DRACO produces a JSON file, with the following structure:

{
   "filenames":["sample.mm"],
   "transcripts":[
      {
         "id":"RNA_1",
         "sequence":"TCTATTCTACATTGATAGAACAACTCT...TCTGTCTATCACCGCTAGAGCACTCGGTGATTGCA",
         "nReads":[20000],
         "windows":[
            [{
               "start":0,
               "end":294,
               "stoichiometries":[ 0.388,0.304,0.308 ],
               "counts":[
                  [ 0,1,0,23,0,0,33,0,54,0,5,0,0,...,301,0,334,0,3,1,0,0,0,0,0,0 ],
                  [ 0,6,0,0,0,0,0,0,0,0,36,0,0,2,...,0,0,0,0,0,0,134,0,86,0,0,62,63 ],
                  [ 0,1,0,17,0,0,57,0,0,0,75,0,11,...,181,0,0,0,0,0,0,0,0,118,0,0,0,0 ]
               ],
               "coverage":[
                  [ 40,69,121,157,194,245,297,337,378,416,465,...,521,482,462,430,404,359,311,287,250,211 ],
                  [ 37,73,108,135,163,198,238,279,317,340,369,...,534,512,481,463,440,414,380,240,204,173 ],
                  [ 35,66,107,141,168,206,250,292,337,380,415,...,428,394,364,336,309,271,240,199,181,111 ]
               ],
               "weights":[
                  [ 0.000,1.000,0.000,0.086,0.000,0.055,0.000,0.000,...,0.110,0.110,0.000,0.000,0.000,0.000,0.000,0.000 ],
                  [ 0.039,0.035,0.000,0.000,0.000,0.000,0.000,0.000,...,0.000,0.922,0.000,0.000,0.035,0.925,0.000,0.000 ],
                  [ 0.165,0.000,0.000,0.855,0.000,0.020,0.000,0.855,...,0.000,0.000,0.000,0.055,0.000,0.055,0.000,0.835 ]
               ],
               "preCoverage":[ 23979,24261,24506,24751,24996,25257,25539,...,25813,26078,26340,26616,26889,27182,27441,27719,28009 ]
            }]
         ]
      }
   ]
}

The transcripts array contains all the transcripts processed by DRACO. Each transcript includes the following keys:

Key	Description
id	Transcript's ID
sequence	Transcript's sequence
nReads	An array containing the total number of reads mapping to the transcript in each replicate
windows	An array of arrays containing the deconvolution results for each window set across each replicate being analyzed

The windows array is further structured as follows:

Key	Description
start	Start position of the window (0-based)
end	End position of the window (1-based)
stoichiometries	An array containing the relative abundances for the reconstructed conformations
counts	An array of arrays, each containing the number of mutations per base for each of the reconstructed conformations
coverage	An array of arrays, each containing the coverage per base for each of the reconstructed conformations, calculated using all the assigned reads post-filtering
weights	An array of arrays, each containing the weight per base from the Graph-Cut analysis
preCoverage	An array containing the total coverage per base along the window, calculated using only the reads pre-filtering, covering the entire window, that have been used to perform the spectral analysis (therefore, it can be < than the sum of the coverage arrays)
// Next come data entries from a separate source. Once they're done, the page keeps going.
-  constexpr int PER = SCHED_BINS / SCHED_THREADS;
-  int own[PER], v = 0;
-#pragma unroll
-  for (int k = 0; k < PER; ++k) { own[k] = hist[PER * t + k]; v += own[k]; }
-  const int inc = sched_wave_scan(v);
-  if ((t & 63) == 63) wsum[t >> 6] = inc;
-  __syncthreads();
-  int before = inc - v;
-  for (int w = 0; w < (t >> 6); ++w) before += wsum[w];
-#pragma unroll
-  for (int k = 0; k < PER; ++k) { hist[PER * t + k] = before; before += own[k]; }
-  __syncthreads();
-#pragma unroll
-  for (int q = 0; q < SCHED_KEEP; ++q) {
-    const int i = t + SCHED_THREADS * q;
-    if (i < n) perm[atomicAdd(&hist[bq[q]], 1)] = i;
-  }
-  for (int i = t + SCHED_THREADS * SCHED_KEEP; i < n; i += SCHED_THREADS)
-    perm[atomicAdd(&hist[bin_of(sched_cost(cost, i), reset_next[(size_t)i * stride])], 1)] = i;
+__global__ __launch_bounds__(64) void moog_sched_scatter_kernel(SchedScatter s) {
+  const int env = (int)blockIdx.x * 64 + (int)threadIdx.x;
+  if (env < s.n) sched_scatter(s, env);
 }
 #endif
 
@@ -565,6 +502,7 @@
     if (!(DYN && pool_adopt(e, a, env, gf, gq, &held))) {
       if (DYN && a.late_mask) {
         if (e.lane == 0) { a.late_mask[env] = 1; if (a.repeat_count) a.repeat_count[env] = 0; }
+        if (a.sched_ws) sched_fold(a.sched_ws, a.sched_key, a.n_envs, env, e.lane, e.lane == 0 ? a.cost[env] : 0.f, 0);
         return;
       }
       env_reset<DYN>(e);
@@ -586,7 +524,11 @@
     emit_draw_record(e, a, env);
     store_record(e, a.H, a.L, gf, gq, a.fault_flag);
     if (DYN && held) pool_release(a, env, e.lane);
-    if (a.cost && e.lane == 0) a.cost[env] = moog_cost_ema((float)(clock64() - t_sched), a.cost[env]);
+    if (a.cost) {
+      float c = 0.f;
+      if (e.lane == 0) a.cost[env] = c = moog_cost_ema((float)(clock64() - t_sched), a.cost[env]);
+      if (a.sched_ws) sched_fold(a.sched_ws, a.sched_key, a.n_envs, env, e.lane, c, 0);
+    }
     return;
   }
   PProg P = as_const_prog(a.P);
@@ -657,7 +599,12 @@
   SEC(e, SEC_STORE);
   emit_draw_record(e, a, env);
   store_record(e, a.H, a.L, gf, gq, a.fault_flag);
-  if (a.cost && e.lane == 0) a.cost[env] = moog_cost_ema((float)(clock64() - t_sched), a.cost[env]);
+  if (a.cost) {
+    float c = 0.f;
+    int rn = 0;
+    if (e.lane == 0) { a.cost[env] = c = moog_cost_ema((float)(clock64() - t_sched), a.cost[env]); rn = EQ(e)[EL(e).o_reset_next]; }
+    if (a.sched_ws) sched_fold(a.sched_ws, a.sched_key, a.n_envs, env, e.lane, c, rn);
+  }
   if ((a.dbg & 128) && e.lane == 0 && a.discount) {
     a.discount[env] = (double)(clock64() - t_begin);
     if (a.reward) a.reward[env] = (double)(e.n_path + 100000 * e.n_resp) + 1e10 * (double)e.n_disj;
@@ -740,4 +687,4 @@
 void moog_launch_reset_full(int n_envs, size_t lds, hipStream_t s, const KArgs& a);
 int moog_configure_reset_plain(size_t lds);
 int moog_configure_reset_full(size_t lds);
-void moog_launch_sched(hipStream_t s, const float* cost, int32_t* perm, int n, const int32_t* reset_next, int stride);
+void moog_launch_sched_scatter(hipStream_t s, const SchedScatter& a);
diff --git a/moog.github.io_amd/csrc/moog_raster.h b/moog.github.io_amd/csrc/moog_raster.h
--- a/moog.github.io_amd/csrc/moog_raster.h
+++ b/moog.github.io_amd/csrc/moog_raster.h
@@ -67,6 +67,7 @@
   size_t sbg_env_stride;
   const uint32_t* rgb_override;
   const int32_t* env_build;
+  SchedScatter sched;
 };
 
 struct REdge { short x0, y0, x1, y1; float dx; short vtop, vbot; };
diff --git a/moog.github.io_amd/csrc/moog_raster.hip b/moog.github.io_amd/csrc/moog_raster.hip
--- a/moog.github.io_amd/csrc/moog_raster.hip
+++ b/moog.github.io_amd/csrc/moog_raster.hip
@@ -38,6 +38,7 @@
   a.n_static = r.em.ncopy > 1 ? 0 : r.em.n_static;
   a.sbg = r.sbg; a.rows_seen = r.rows_seen;
   a.plan = r.ms.plan;
+  a.sched = r.sched;
   return a;
 }
 
diff --git a/moog.github.io_amd/csrc/moog_raster_kernel.h b/moog.github.io_amd/csrc/moog_raster_kernel.h
--- a/moog.github.io_amd/csrc/moog_raster_kernel.h
+++ b/moog.github.io_amd/csrc/moog_raster_kernel.h
@@ -452,6 +452,7 @@
   const int tile_id = block - benv * tiles;
   const int env = env_of_block >= 0 ? env_of_block : benv;
   if (a.build && a.env_build && a.env_build[env] == 0) return;
+  if (a.sched.perm && tile_id == 0 && threadIdx.x == 0) sched_scatter(a.sched, env);
   const int band = tile_id / a.tiles_x;
   PProg P = as_const_prog(a.P);
   const int WF = a.canvas_w, H = a.canvas_h;
diff --git a/moog.github.io_amd/csrc/moog_raster_mask.h b/moog.github.io_amd/csrc/moog_raster_mask.h
--- a/moog.github.io_amd/csrc/moog_raster_mask.h
+++ b/moog.github.io_amd/csrc/moog_raster_mask.h
@@ -13,6 +13,7 @@
   const int tid = (int)threadIdx.x, lane = tid & 63;
   const int env = (int)blockIdx.x;
   if (env >= a.n_envs) return;
+  if (a.sched.perm && tid == 0) sched_scatter(a.sched, env);
   rm_load(a, c, env, tid, RM_THREADS);
   __syncthreads();
   if (a.debug_stop == 1 || a.debug_stop == 2) return;
diff --git a/moog.github.io_amd/csrc/moog_raster_mask_core.h b/moog.github.io_amd/csrc/moog_raster_mask_core.h
--- a/moog.github.io_amd/csrc/moog_raster_mask_core.h
+++ b/moog.github.io_amd/csrc/moog_raster_mask_core.h
@@ -1,6 +1,7 @@
 #ifndef MOOG_RASTER_MASK_CORE_H_
 #define MOOG_RASTER_MASK_CORE_H_
 #include "moog_draw_record.h"
+#include "moog_sched.h"
 
 #define RM_THREADS 128
 #define RM_WAVES_PER_SIMD 5
@@ -34,6 +35,7 @@
   const uint8_t* sbg;
   int32_t* rows_seen;
   RmPlan plan;
+  SchedScatter sched;
 };
 
 static inline uint32_t rm_align(uint32_t x) { return (x + 15u) & ~15u; }
diff --git a/moog.github.io_amd/csrc/moog_reset.hip b/moog.github.io_amd/csrc/moog_reset.hip
--- a/moog.github.io_amd/csrc/moog_reset.hip
+++ b/moog.github.io_amd/csrc/moog_reset.hip
@@ -20,7 +20,7 @@
 }
 
 #if !MOOG_RESET_FULL
-void moog_launch_sched(hipStream_t s, const float* cost, int32_t* perm, int n, const int32_t* reset_next, int stride) {
-  hipLaunchKernelGGL(moog_sched_kernel, dim3(1), dim3(SCHED_THREADS), 0, s, cost, perm, n, reset_next, stride);
+void moog_launch_sched_scatter(hipStream_t s, const SchedScatter& a) {
+  hipLaunchKernelGGL(moog_sched_scatter_kernel, dim3((unsigned)((a.n + 63) / 64)), dim3(64), 0, s, a);
 }
 #endif
diff --git a/moog.github.io_amd/csrc/moog_sched.h b/moog.github.io_amd/csrc/moog_sched.h
--- /dev/null
+++ b/moog.github.io_amd/csrc/moog_sched.h
@@ -0,0 +1,81 @@
+#pragma once
+#include <stdint.h>
+
+#define SCHED_BINS 1024
+enum {
+  SCHED_W_HIST = 0,
+  SCHED_W_DONE = SCHED_BINS,
+  SCHED_W_MAX = SCHED_BINS + 1,
+  SCHED_W_SCALE = SCHED_BINS + 2,
+  SCHED_W_BASE = SCHED_BINS + 4,
+  SCHED_W_WORDS = 2 * SCHED_BINS + 4
+};
+
+struct SchedScatter {
+  const int32_t* ws;
+  const int32_t* key;
+  int32_t* perm;
+  int32_t n;
+};
+
+#ifdef __HIPCC__
+#include <hip/hip_runtime.h>
+
+__device__ __forceinline__ float sched_cost(float c) { return (c >= 0.f && c < 3.0e38f) ? c : 0.f; }
+__device__ __forceinline__ int sched_bin_of(float cv, float scale, int r) {
+  int b = SCHED_BINS - 1 - (int)(cv * scale);
+  b = b < 0 ? 0 : (b > SCHED_BINS - 1 ? SCHED_BINS - 1 : b);
+  return r == 1 ? 0 : b;
+}
+
+__device__ __forceinline__ int sched_wave_scan(int v) {
+  v += __builtin_amdgcn_update_dpp(0, v, 0x111, 0xf, 0xf, false);
+  v += __builtin_amdgcn_update_dpp(0, v, 0x112, 0xf, 0xf, false);
+  v += __builtin_amdgcn_update_dpp(0, v, 0x114, 0xf, 0xf, false);
+  v += __builtin_amdgcn_update_dpp(0, v, 0x118, 0xf, 0xf, false);
+  v += __builtin_amdgcn_update_dpp(0, v, 0x142, 0xa, 0xf, false);
+  v += __builtin_amdgcn_update_dpp(0, v, 0x143, 0xc, 0xf, false);
+  return v;
+}
+
+__device__ __forceinline__ void sched_fold(int32_t* ws, int32_t* key, int n, int env, int lane, float cost, int reset_next) {
+  int last = 0;
+  if (lane == 0) {
+    const float c = sched_cost(cost);
+    const int b = sched_bin_of(c, __int_as_float(ws[SCHED_W_SCALE]), reset_next);
+    const int ord = __hip_atomic_fetch_add(&ws[SCHED_W_HIST + b], 1, __ATOMIC_RELAXED, __HIP_MEMORY_SCOPE_AGENT);
+    __hip_atomic_fetch_max(&ws[SCHED_W_MAX], __float_as_int(c), __ATOMIC_RELAXED, __HIP_MEMORY_SCOPE_AGENT);
+    *reinterpret_cast<int2*>(key + 2 * (size_t)env) = make_int2(b, ord);
+    __builtin_amdgcn_fence(__ATOMIC_RELEASE, "agent");
+    last = __hip_atomic_fetch_add(&ws[SCHED_W_DONE], 1, __ATOMIC_RELAXED, __HIP_MEMORY_SCOPE_AGENT) == n - 1;
+  }
+  if (!__builtin_amdgcn_readfirstlane(last)) return;
+  __builtin_amdgcn_fence(__ATOMIC_ACQUIRE, "agent");
+  constexpr int PER = SCHED_BINS / 64;
+  int own[PER], v = 0;
+#pragma unroll
+  for (int k = 0; k < PER; ++k) {
+    own[k] = __hip_atomic_load(&ws[SCHED_W_HIST + PER * lane + k], __ATOMIC_RELAXED, __HIP_MEMORY_SCOPE_AGENT);
+    v += own[k];
+  }
+  int before = sched_wave_scan(v) - v;
+#pragma unroll
+  for (int k = 0; k < PER; ++k) {
+    ws[SCHED_W_BASE + PER * lane + k] = before;
+    before += own[k];
+    ws[SCHED_W_HIST + PER * lane + k] = 0;
+  }
+  if (lane == 0) {
+    const float m = __int_as_float(__hip_atomic_load(&ws[SCHED_W_MAX], __ATOMIC_RELAXED, __HIP_MEMORY_SCOPE_AGENT));
+    ws[SCHED_W_SCALE] = __float_as_int(m > 0.f ? (float)(SCHED_BINS - 1) / m : 0.f);
+    ws[SCHED_W_MAX] = 0;
+    ws[SCHED_W_DONE] = 0;
+  }
+}
+
+__device__ __forceinline__ void sched_scatter(const SchedScatter& s, int env) {
+  const int2 k = *reinterpret_cast<const int2*>(s.key + 2 * (size_t)env);
+  const unsigned p = (unsigned)(s.ws[SCHED_W_BASE + (k.x & (SCHED_BINS - 1))] + k.y);
+  if (p < (unsigned)s.n) s.perm[p] = env;
+}
+#endif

Since v1.3, in case multiple replicates are being analyzed, an additional clusterConfidence array is present right after the windows array, which is structured as it follows:

Key	Description
nClusters	Number of detected clusters/conformations
confidence	A value between 0 and 1 representing the fraction of replicates for which the spectral analysis found the above number of conformations (e.g., if nClusters is 2 and out of two replicates one was found to form 2 conformations and the other 3 conformations, confidence will be 0.5)
start	Start position of the window (0-based)
end	End position of the window (1-based)

Post-processing of DRACO output

DRACO JSON output files can be somehow hard to interpret and process. To facilitate this operation, we developed the rf-json2rc module, that has been included in the RNA Framework. The module allows converting the reactivity profiles deconvolved by DRACO into RNA Count (RC) files, that can be subsequently normalized with the rf-norm module, and then fed into the rf-fold module for secondary structure modeling. For additional details, please refer to the rf-json2rc docs.